Reversing the Effects of Antibiotics
It’s no surprise that the mark of modern ailments such as digestive problems, skin infections, and nutrition deficiency exist around the same time as the advent and application of antibiotics. While it is in fact a miracle of modern medicine, its overuse and application has led to it becoming the miracle of destruction. Decimating our systems from the inside-out and significantly increasing the development of resistant bacteria. The explosive effects of antibiotics can be suppressed or maybe even reversed if more patients and individuals become more self-aware of its harmful effects and minimize its usage.
Antibiotics should not be seen as a cure-all, it was specifically designed for the killing of harmful bacteria and as such should be used accordingly. Antibiotics should also be the final course of action when an infection is at hand. Our bodies and the beneficial bacteria within our intestine provide powerful anti-microbial properties without the cascading negative effects. We should use our natural resources to our advantage before potentially destroying them completely.
Probiotics are also a great source or solution of beneficial bacteria that either provides the same anti-microbial properties or promotes the growth of bacteria that work in a similar fashion.
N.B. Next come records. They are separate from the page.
# jyjblrd/Low-Cost-Mocap

Hardware: AMD Instinct MI355X
Metric: triangulated 3D markers/sec at 8 cams x 16 markers (higher is better)
Workload: dtype f64

## Files before the change

low-cost-mocap_amd/csrc/frame_bb.hip:

```cpp
#include "mocap_device.hpp"
#include "kernels.hpp"
#include <cstdlib>
#include "frame_common.hpp"
#include "bb_fold.hpp"

namespace mocap {

constexpr int kBBThreads = 256;
constexpr int kBBWaves = kBBThreads / 64;
constexpr int kBBRecs = kBBThreads + 64;
constexpr int bb_cw(int C) { return C <= 8 ? 1 : 2; }
constexpr uint32_t bb_rec_bytes(int CW) { return 24u + 8u * (uint32_t)CW; }
constexpr bool bb_group_rows(int CT, int ML, int RL) { return CT > 0 && ML > 0 && RL > 0 && CT * ML < 0xFF && (ML & (ML - 1)) == 0; }

constexpr int bb_wg_per_cu(int RL) { return RL == 48 ? 5 : 4; }
constexpr size_t kBBCacheEntry = 4;
constexpr int kBBLdsSlack = 1024;
struct BBLayout {
  size_t bxy, bxy_nx, cnt_nx, bt, rbound, seedkey, slot_key, claimw, recs, rpk, scr, scr_bytes, goff, gcnt, outslot, boff, bnb, seedgh, slot_g, cnt,
      misc, bpl, nh, hits, act, root_blob, root_cam, nact, bnl, bv, pkbase, seen, bcache, total;
  int ncache;
  __host__ __device__ static size_t al(size_t x, size_t a) { return (x + a - 1) / a * a; }
  __host__ __device__ BBLayout(int C, int M, int R, int CW, int wg_per_cu) {
    size_t o = 0;
    auto take = [&](size_t bytes, size_t a) {
      o = al(o, a);
      const size_t at = o;
      o += bytes;
      return at;
    };
    bxy = take(sizeof(float2) * (size_t)C * M, 16);
    bxy_nx = take(sizeof(float2) * (size_t)C * M, 16);
    cnt_nx = take(4 * (size_t)C, 4);
    bt = take(sizeof(double) * 10 * ((size_t)C * M + 1), 16);
    rbound = take(8 * (size_t)R, 8);
    claimw = take(8 * (size_t)C, 8);
    pkbase = take(8 * (size_t)CW * R, 8);
    scr = seedkey = take(8 * (size_t)R, 8);
    slot_key = take(8 * (size_t)kBBWaves * R, 8);
    recs = take(8 * (size_t)kBBRecs, 8);
    rpk = take(8 * (size_t)kBBRecs * CW, 8);
    seedgh = take(4 * (size_t)R, 4);
    slot_g = take(4 * (size_t)kBBWaves * R, 4);
    scr_bytes = o - scr;
    goff = take(4 * (size_t)(R + 1), 4);
    gcnt = take(4 * (size_t)R, 4);
    outslot = take(4 * (size_t)R, 4);
    boff = take(4 * (size_t)(R + 1), 4);
    bnb = take(4 * (size_t)R, 4);
    cnt = take(4 * (size_t)C, 4);
    misc = take(4 * 16, 4);
    bpl = take(2 * (size_t)R, 2);
    seen = take(2 * (size_t)R, 2);
    nh = take((size_t)R * C, 1);
    hits = take((size_t)R * C * M, 1);
    act = take((size_t)R * C, 1);
    root_blob = take((size_t)R, 1);
    root_cam = take((size_t)R, 1);
    nact = take((size_t)R, 1);
    bnl = take((size_t)R, 1);
    bv = take((size_t)R, 1);
    bcache = take(0, 4);
    ncache = 0;
    const size_t per_entry = kBBCacheEntry;
    for (int per_cu = wg_per_cu; per_cu >= 1; per_cu--) {
      const size_t lim = ((size_t)160 * 1024 / per_cu - kBBLdsSlack) / 256 * 256;
      if (lim >= o + per_entry * 64) {
        const size_t n = (lim - o) / per_entry;
        ncache = (int)(n > 1024 ? 1024 : n);
        break;
      }
    }
    o += per_entry * (size_t)ncache;
    total = al(o, 16);
  }
};

static int bb_fixed_slots(int C, int M, int R) {
  const char* e = getenv("MOCAP_BB_FIXED_LAYOUT");
  if (e && e[0] == '0') return 0;
  if (C == 8 && M == 16 && R <= 48) return 48;
  if (C == 8 && M == 16 && R <= 64) return 64;
  return 0;
}
static int frame_bb_root_slots(int C, int M, int R) {
  const int f = bb_fixed_slots(C, M, R);
  return f ? f : R;
}
size_t frame_bb_lds_bytes(int C, int M, int R) { return BBLayout(C, M, frame_bb_root_slots(C, M, R), bb_cw(C), bb_wg_per_cu(bb_fixed_slots(C, M, R))).total; }
static size_t frame_bb_lds_bytes_min(int C, int M, int R) {
  const BBLayout L(C, M, frame_bb_root_slots(C, M, R), bb_cw(C), bb_wg_per_cu(bb_fixed_slots(C, M, R)));
  return L.total - kBBCacheEntry * (size_t)L.ncache;
}
bool frame_bb_fits(int C, int M, int R) {
  return C >= 2 && C <= 16 && M >= 1 && M <= 64 && R >= 1 && R <= 255 && frame_bb_lds_bytes_min(C, M, R) <= (size_t)128 * 1024;
}

template <int CW, uint32_t NONE = 0xFFu>
struct Packed {
  unsigned long long w[CW];
  __device__ __forceinline__ void clear() {
#pragma unroll
    for (int k = 0; k < CW; k++) w[k] = NONE * 0x0101010101010101ull;
  }
  __device__ __forceinline__ void set(int c, uint32_t idx) {
    if (CW == 1)
      w[0] ^= (unsigned long long)(idx ^ NONE) << (8 * c);
    else
      w[c >> 3] ^= (unsigned long long)(idx ^ NONE) << (8 * (c & 7));
  }
  __device__ __forceinline__ uint32_t get(int c) const {
    return CW == 1 ? (uint32_t)(w[0] >> (8 * c)) & 0xFFu : (uint32_t)(w[c >> 3] >> (8 * (c & 7))) & 0xFFu;
  }
};

template <int CT, bool PERK = false>
struct BBCamTables {
  const double* base;
  static constexpr int C = CT;
  static constexpr int kPq = PERK ? 12 * CT * CT : 12 * CT;
  __device__ __forceinline__ ctab_t pq(size_t off) const { return as_ctab(base + off); }
  __device__ __forceinline__ ctab_t rt(size_t off) const { return as_ctab(base + kPq + off); }
  __device__ __forceinline__ ctab_t k4(size_t off) const { return as_ctab(base + kPq + 12 * CT + off); }
  __device__ __forceinline__ const double* f() const { return base + kPq + 16 * CT; }
};
template <bool PERK>
struct BBCamTables<0, PERK> {
  const double* base;
  int C;
  __device__ __forceinline__ ctab_t pq(size_t off) const { return as_ctab(base + off); }
  __device__ __forceinline__ ctab_t rt(size_t off) const { return as_ctab(base + (PERK ? 12 * C * C : 12 * C) + off); }
  __device__ __forceinline__ ctab_t k4(size_t off) const { return as_ctab(base + (PERK ? 12 * C * C + 12 * C : 24 * C) + off); }
  __device__ __forceinline__ const double* f() const { return base + (PERK ? 12 * C * C + 16 * C : 28 * C); }
};
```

Available in many different foods and dietary supplements, Probiotics is the healthier and safer alternative to restoring not only digestive health but promoting a strong and hearty immune system. Probiotics are also helpful in deterring the nasty side effects of antibiotics; studies have shown that among 12,000 men and women who took antibiotics along with probiotics were 42% less likely to develop diarrhea. Probiotics also help to stimulate the repopulation of beneficial bacteria that is lost during antibiotic treatment and can also help to balance the onslaught of harmful bacteria that may try to proliferate in the gut.
Always know your options, and recognize your body’s ability to treat itself. The fittest of our civilization have survived deadly plagues, epidemics and infections overr the course of thousands of years and they didn’t have antibiotics to thank for that.